[WHAT NEEDS TO BE DONE] How many of the lines below have the word "hdst" in them? The answer is that number and nothing more.

Source data
═══

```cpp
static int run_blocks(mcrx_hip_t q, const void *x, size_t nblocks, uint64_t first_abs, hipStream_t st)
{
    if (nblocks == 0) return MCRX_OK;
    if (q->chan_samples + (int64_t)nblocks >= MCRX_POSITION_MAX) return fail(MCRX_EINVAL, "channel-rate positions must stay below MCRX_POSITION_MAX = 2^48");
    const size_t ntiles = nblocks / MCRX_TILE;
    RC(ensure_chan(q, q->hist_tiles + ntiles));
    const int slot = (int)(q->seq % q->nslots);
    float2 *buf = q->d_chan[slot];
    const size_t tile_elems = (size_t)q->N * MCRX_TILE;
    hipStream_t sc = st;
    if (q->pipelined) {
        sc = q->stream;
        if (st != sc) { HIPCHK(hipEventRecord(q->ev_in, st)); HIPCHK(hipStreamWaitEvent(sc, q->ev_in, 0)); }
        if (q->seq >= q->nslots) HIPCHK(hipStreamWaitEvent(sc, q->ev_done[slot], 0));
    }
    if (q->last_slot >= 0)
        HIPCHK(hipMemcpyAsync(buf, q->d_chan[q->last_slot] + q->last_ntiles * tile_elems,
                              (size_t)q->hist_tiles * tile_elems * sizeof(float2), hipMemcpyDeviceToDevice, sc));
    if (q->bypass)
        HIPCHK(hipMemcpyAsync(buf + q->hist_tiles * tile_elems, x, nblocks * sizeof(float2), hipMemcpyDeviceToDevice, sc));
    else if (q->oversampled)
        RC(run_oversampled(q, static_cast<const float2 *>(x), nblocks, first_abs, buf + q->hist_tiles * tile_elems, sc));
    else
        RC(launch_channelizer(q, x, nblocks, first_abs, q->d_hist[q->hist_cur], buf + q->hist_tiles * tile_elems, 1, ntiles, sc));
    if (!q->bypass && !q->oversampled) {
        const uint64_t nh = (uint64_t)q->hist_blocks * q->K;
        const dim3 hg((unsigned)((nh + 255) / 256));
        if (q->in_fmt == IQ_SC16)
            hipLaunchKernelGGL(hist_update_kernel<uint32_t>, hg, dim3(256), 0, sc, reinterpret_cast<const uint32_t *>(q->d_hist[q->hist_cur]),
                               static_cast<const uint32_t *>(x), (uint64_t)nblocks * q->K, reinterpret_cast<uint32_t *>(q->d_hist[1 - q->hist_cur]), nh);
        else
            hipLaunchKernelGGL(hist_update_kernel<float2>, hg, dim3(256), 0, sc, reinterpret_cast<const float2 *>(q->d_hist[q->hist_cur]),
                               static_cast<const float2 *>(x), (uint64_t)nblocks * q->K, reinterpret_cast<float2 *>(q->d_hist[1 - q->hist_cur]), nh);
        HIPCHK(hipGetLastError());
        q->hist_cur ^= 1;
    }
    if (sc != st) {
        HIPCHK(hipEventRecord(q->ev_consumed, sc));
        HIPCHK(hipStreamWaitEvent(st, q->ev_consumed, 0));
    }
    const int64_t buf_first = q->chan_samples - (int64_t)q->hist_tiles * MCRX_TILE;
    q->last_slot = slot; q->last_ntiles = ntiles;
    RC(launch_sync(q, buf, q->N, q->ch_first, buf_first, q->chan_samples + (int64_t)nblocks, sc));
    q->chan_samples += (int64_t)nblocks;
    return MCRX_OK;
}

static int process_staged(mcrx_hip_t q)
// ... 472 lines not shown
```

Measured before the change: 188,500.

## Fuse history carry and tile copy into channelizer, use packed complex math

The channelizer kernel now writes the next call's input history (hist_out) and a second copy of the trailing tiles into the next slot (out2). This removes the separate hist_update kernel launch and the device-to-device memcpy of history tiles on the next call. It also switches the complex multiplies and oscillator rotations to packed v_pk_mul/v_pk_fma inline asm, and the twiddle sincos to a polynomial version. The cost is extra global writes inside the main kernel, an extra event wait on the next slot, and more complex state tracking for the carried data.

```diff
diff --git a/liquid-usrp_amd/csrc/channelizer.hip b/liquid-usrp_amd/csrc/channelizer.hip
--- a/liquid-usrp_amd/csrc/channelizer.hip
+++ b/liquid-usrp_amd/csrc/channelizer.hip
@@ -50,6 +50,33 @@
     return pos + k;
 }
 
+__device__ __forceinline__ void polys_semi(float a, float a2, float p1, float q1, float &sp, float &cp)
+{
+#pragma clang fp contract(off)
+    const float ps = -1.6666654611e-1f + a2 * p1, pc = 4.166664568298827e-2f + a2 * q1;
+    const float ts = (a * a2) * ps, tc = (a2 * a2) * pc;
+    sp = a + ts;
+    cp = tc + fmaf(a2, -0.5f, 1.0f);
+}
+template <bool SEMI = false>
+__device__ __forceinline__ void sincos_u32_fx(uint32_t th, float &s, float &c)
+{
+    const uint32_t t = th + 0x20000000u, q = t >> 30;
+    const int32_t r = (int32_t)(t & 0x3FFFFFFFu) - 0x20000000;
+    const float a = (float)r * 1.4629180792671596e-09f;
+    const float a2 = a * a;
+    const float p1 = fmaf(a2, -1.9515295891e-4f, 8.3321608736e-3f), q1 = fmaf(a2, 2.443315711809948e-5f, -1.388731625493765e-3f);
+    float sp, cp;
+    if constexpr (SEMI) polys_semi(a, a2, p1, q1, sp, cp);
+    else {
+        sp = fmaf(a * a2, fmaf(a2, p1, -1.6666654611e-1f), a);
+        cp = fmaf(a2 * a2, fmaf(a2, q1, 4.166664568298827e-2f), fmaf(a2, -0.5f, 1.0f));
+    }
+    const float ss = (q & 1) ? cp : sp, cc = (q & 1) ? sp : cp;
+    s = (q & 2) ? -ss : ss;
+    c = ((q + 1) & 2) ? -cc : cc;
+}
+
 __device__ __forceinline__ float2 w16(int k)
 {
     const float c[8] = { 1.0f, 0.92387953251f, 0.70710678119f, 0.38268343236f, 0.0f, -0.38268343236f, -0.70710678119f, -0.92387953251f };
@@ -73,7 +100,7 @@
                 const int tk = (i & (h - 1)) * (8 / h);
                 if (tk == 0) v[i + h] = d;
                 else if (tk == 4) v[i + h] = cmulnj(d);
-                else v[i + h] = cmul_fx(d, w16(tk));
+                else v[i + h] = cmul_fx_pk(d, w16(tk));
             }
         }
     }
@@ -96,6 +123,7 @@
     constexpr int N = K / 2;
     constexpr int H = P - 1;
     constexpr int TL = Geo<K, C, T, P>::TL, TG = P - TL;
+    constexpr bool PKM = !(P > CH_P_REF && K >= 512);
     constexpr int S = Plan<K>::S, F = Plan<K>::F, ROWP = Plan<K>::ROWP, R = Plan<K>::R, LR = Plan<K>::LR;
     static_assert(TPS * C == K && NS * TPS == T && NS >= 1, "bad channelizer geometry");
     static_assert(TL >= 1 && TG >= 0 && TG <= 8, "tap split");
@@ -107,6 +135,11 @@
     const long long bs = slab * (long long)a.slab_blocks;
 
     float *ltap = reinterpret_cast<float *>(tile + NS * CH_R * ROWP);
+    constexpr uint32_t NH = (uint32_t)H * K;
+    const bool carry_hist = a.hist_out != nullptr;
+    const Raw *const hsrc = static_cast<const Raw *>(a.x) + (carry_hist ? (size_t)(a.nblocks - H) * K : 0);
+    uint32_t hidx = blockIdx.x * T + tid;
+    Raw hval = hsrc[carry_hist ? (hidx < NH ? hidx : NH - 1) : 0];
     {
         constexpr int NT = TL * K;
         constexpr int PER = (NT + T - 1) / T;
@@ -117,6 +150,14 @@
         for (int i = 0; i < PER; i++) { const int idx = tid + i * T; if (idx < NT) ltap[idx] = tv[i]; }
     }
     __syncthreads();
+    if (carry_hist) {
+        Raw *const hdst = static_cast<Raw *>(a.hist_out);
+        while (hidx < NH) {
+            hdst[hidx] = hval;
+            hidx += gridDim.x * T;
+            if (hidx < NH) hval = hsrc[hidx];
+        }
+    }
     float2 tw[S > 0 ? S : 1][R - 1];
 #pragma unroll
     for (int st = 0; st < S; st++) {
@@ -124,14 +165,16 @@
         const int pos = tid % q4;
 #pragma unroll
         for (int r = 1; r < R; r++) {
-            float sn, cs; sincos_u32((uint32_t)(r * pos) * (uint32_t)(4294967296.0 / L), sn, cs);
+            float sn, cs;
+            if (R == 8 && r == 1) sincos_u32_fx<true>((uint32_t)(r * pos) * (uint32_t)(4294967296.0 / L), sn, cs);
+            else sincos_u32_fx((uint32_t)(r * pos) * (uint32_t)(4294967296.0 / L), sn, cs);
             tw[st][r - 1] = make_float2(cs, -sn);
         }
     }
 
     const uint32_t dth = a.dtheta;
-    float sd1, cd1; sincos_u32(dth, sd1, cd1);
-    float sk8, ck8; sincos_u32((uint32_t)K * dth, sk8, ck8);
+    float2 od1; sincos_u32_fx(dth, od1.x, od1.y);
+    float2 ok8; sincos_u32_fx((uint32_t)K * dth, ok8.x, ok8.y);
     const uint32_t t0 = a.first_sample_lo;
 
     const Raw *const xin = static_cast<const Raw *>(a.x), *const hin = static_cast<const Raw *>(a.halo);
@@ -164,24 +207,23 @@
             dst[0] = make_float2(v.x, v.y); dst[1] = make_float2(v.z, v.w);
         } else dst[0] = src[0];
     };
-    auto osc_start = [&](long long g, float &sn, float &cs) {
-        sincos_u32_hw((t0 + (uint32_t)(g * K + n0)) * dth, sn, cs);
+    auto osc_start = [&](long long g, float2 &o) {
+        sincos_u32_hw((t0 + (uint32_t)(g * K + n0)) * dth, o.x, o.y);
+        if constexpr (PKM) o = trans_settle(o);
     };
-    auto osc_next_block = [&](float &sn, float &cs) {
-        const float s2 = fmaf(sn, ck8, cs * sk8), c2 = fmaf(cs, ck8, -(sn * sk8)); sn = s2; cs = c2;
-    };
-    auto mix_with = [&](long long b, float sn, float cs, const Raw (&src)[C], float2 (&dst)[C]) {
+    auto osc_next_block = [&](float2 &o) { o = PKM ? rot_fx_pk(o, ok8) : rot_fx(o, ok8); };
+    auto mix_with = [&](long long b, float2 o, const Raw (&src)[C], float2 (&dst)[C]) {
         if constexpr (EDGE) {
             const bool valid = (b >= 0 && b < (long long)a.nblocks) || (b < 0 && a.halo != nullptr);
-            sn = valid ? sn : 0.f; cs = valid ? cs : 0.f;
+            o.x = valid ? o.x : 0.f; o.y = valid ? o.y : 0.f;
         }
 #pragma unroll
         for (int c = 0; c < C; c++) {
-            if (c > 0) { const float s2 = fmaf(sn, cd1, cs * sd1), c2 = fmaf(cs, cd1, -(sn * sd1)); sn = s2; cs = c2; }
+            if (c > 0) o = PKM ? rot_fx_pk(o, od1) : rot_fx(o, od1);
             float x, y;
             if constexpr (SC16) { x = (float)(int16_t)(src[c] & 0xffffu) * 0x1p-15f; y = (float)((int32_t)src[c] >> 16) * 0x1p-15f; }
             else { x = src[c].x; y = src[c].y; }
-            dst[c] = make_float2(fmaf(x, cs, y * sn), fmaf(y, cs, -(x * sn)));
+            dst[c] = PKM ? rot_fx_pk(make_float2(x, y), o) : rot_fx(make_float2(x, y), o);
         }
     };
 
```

═══

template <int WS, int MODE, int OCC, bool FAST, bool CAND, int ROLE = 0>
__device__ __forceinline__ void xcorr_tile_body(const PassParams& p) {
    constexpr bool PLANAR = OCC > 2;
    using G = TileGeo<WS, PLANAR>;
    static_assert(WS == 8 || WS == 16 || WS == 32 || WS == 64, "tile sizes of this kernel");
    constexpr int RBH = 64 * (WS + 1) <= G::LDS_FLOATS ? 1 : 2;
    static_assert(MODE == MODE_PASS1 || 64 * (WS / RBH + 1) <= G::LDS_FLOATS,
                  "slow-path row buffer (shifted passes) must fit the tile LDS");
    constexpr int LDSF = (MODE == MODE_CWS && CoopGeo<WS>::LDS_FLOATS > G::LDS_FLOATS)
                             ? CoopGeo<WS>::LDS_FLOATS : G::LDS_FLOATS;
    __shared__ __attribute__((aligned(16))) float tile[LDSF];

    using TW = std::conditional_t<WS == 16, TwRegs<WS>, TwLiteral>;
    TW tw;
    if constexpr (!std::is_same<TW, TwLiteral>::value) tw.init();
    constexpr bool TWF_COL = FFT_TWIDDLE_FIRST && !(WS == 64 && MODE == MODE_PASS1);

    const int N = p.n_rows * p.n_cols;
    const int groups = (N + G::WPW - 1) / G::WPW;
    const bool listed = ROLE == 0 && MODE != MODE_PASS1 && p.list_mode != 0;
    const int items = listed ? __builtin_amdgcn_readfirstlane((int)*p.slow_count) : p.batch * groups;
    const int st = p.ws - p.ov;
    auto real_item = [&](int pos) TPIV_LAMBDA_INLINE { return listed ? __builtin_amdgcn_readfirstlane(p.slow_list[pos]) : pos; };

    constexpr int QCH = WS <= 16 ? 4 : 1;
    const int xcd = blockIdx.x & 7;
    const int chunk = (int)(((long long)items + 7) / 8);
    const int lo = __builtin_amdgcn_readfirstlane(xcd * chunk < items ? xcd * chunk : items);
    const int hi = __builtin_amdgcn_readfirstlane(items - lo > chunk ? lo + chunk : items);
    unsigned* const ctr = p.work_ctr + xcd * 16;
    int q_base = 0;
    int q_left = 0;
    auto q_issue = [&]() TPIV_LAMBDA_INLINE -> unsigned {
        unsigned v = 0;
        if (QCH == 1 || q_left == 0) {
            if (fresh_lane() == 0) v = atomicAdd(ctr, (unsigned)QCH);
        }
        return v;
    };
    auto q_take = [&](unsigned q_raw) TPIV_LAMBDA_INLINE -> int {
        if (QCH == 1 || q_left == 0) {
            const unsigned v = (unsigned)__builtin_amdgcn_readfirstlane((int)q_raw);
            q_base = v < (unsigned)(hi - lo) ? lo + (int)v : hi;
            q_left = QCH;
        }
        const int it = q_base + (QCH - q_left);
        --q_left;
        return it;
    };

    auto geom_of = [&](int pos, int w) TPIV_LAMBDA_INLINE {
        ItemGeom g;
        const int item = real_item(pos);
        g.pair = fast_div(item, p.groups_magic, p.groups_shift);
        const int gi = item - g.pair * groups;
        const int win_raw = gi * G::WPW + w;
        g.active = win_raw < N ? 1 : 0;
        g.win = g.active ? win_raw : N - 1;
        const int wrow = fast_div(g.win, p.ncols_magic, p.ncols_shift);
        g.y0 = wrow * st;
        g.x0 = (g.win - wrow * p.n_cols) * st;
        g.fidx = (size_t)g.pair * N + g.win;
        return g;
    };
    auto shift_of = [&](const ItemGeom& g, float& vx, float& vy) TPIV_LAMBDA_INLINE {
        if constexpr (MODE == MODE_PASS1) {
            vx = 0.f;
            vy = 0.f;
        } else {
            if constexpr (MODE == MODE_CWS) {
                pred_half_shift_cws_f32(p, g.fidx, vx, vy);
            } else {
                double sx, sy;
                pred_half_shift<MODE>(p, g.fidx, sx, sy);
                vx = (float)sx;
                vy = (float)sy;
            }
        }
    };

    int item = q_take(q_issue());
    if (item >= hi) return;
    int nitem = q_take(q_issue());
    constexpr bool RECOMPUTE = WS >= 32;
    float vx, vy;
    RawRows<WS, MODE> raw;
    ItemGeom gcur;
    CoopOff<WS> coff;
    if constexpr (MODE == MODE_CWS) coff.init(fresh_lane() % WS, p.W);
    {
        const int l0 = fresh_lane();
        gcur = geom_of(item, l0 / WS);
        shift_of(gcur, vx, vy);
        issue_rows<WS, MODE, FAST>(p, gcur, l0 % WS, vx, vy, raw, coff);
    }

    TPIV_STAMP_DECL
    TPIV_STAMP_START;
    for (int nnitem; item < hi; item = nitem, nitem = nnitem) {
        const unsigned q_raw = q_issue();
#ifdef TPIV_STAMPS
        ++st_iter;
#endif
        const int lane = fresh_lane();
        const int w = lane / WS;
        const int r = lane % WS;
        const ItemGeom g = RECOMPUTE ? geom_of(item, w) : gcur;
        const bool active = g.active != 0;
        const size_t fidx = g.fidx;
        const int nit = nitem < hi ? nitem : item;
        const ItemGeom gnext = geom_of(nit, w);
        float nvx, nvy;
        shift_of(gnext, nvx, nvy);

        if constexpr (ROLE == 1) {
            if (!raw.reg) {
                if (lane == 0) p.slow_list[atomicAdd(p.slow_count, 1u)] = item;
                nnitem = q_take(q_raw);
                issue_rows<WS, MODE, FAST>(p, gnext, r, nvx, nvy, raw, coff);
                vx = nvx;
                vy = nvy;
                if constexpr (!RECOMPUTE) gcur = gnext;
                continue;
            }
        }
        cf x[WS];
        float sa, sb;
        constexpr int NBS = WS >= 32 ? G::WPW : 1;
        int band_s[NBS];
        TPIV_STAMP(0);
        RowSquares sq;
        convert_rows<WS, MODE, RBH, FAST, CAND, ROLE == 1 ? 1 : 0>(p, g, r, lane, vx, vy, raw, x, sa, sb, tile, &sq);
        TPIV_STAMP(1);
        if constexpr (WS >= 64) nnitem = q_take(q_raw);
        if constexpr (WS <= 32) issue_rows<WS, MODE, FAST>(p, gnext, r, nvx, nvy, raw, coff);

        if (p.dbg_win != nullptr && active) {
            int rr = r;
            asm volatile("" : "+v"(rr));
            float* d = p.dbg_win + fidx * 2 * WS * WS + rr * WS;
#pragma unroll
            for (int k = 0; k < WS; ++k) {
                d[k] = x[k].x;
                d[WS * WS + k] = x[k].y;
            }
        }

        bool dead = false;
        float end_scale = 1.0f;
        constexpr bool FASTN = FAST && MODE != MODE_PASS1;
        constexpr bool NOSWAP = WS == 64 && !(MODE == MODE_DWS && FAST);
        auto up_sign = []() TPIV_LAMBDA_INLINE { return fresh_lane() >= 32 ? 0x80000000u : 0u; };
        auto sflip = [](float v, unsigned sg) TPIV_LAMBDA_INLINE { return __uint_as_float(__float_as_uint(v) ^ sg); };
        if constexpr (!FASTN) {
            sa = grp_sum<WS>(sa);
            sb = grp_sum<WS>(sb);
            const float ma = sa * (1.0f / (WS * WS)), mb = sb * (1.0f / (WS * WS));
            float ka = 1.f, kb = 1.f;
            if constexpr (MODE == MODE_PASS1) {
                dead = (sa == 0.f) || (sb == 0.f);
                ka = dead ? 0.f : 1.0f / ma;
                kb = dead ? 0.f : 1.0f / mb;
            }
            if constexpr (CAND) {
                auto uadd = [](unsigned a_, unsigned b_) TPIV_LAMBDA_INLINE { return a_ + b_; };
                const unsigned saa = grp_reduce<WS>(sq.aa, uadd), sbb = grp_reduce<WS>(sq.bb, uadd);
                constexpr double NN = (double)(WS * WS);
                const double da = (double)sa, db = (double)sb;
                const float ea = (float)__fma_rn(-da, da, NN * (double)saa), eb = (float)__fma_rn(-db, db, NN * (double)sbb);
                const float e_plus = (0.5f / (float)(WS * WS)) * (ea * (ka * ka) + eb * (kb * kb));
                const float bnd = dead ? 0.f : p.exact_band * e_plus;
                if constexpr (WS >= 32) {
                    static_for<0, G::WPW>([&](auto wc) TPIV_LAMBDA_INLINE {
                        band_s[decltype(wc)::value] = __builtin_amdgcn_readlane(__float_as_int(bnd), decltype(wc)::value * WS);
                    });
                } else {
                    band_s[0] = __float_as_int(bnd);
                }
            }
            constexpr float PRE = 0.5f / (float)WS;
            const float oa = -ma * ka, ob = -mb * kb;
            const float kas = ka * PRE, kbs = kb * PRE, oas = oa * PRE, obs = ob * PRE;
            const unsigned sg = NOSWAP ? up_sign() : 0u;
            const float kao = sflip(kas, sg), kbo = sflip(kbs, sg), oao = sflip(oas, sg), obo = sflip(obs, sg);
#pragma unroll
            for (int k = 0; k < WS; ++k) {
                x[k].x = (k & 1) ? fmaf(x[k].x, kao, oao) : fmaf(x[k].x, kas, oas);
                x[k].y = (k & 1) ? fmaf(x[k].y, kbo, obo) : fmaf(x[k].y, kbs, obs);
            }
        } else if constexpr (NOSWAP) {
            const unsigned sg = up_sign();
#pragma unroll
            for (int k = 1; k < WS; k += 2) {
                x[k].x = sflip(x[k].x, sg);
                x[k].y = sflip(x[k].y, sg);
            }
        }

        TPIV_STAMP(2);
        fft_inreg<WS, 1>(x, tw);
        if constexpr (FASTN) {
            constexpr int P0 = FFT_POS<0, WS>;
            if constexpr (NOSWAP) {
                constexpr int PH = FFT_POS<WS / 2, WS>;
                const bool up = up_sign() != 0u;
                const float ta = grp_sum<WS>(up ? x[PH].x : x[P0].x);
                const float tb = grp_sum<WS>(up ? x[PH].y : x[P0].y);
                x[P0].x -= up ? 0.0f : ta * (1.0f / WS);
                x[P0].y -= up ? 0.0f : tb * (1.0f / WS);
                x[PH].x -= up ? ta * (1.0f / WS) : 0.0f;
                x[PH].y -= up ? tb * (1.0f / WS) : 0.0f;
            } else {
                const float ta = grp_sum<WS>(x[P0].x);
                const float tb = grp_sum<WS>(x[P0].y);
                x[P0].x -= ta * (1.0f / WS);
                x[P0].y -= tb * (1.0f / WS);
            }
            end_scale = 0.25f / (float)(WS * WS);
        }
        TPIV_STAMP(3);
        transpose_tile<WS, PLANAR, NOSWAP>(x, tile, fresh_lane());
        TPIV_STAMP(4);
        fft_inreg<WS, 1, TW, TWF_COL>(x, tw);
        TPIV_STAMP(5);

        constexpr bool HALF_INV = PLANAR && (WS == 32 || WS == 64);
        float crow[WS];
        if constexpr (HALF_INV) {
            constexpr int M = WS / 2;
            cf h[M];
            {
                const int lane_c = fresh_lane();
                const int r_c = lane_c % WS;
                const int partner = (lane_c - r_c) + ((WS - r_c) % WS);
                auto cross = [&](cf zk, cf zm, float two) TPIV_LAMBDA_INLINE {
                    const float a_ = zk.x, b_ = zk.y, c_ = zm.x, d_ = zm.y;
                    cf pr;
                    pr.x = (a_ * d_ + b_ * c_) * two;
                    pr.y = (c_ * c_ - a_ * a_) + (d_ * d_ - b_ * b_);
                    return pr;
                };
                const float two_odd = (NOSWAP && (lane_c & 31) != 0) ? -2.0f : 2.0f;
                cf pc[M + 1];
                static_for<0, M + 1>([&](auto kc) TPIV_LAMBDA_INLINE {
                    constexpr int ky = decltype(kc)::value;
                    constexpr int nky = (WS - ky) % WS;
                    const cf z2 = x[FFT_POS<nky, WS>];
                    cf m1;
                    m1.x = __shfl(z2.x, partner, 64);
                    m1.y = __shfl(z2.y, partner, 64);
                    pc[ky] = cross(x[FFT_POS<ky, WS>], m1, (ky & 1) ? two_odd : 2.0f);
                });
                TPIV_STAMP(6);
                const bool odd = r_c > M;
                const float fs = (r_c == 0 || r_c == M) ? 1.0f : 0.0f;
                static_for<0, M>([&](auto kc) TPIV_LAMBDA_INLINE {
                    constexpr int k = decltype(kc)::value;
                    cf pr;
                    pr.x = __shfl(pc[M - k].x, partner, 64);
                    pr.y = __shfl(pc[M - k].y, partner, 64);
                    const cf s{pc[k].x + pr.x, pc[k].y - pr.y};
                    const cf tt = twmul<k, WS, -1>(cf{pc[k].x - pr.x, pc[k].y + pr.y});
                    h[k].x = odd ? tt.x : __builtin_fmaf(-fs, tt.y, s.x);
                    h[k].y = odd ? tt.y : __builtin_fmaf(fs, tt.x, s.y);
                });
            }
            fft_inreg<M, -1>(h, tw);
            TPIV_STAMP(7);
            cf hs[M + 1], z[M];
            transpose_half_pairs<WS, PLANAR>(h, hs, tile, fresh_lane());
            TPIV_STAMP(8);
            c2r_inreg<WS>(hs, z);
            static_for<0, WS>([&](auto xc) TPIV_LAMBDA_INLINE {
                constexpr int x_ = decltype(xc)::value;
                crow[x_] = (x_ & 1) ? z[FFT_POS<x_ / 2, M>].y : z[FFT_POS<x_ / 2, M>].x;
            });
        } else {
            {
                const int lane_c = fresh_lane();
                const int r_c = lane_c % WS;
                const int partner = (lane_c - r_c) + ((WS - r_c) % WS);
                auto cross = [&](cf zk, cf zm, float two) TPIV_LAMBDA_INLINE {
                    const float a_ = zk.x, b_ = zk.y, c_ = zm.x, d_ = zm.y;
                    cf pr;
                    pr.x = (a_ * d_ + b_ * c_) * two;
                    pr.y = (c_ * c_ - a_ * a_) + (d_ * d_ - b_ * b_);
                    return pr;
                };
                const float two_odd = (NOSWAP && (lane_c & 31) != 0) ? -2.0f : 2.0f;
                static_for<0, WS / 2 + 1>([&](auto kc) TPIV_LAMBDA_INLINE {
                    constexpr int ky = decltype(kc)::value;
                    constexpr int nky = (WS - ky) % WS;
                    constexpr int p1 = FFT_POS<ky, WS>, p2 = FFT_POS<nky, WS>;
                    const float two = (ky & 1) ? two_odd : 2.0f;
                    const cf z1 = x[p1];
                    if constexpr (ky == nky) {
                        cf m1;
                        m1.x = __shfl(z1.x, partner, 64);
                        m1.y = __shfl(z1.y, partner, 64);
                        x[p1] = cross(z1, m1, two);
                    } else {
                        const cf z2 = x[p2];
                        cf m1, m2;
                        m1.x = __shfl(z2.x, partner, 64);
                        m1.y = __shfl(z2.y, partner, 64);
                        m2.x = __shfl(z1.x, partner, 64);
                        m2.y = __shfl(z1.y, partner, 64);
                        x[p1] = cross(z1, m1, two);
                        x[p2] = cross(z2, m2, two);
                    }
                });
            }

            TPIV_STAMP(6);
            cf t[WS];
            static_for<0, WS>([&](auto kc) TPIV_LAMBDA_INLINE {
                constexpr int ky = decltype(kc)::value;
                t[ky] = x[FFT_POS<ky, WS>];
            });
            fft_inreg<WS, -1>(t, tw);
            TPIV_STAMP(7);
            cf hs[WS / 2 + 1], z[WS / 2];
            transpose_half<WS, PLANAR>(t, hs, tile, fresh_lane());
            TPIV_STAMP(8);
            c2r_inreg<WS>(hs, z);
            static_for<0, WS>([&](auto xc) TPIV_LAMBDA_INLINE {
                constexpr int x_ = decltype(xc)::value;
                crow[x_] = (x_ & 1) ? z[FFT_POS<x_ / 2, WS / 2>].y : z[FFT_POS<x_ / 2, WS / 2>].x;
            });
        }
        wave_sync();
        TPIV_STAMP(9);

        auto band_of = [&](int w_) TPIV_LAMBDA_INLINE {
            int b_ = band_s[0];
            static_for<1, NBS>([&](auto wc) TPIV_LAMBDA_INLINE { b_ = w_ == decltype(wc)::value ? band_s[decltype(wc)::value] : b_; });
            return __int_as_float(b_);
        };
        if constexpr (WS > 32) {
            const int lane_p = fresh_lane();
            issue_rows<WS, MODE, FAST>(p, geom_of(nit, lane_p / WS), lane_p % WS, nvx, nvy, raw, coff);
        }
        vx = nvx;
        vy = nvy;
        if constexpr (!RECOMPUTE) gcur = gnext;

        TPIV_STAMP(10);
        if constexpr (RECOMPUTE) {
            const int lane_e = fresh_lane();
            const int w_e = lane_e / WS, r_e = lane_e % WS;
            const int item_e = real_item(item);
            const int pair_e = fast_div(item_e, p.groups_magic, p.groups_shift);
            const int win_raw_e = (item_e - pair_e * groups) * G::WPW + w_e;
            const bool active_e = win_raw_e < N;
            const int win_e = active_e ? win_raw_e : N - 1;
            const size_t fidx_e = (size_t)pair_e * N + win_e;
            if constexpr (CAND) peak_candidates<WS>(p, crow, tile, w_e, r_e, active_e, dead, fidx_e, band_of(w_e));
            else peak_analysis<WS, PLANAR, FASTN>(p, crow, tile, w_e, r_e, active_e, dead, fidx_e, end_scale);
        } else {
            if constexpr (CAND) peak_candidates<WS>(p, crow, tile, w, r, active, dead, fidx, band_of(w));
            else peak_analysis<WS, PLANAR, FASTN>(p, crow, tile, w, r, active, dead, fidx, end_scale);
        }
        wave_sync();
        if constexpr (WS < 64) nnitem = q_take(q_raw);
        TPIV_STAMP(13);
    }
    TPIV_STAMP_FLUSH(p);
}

═══

[EXPECTED OUTPUT] 2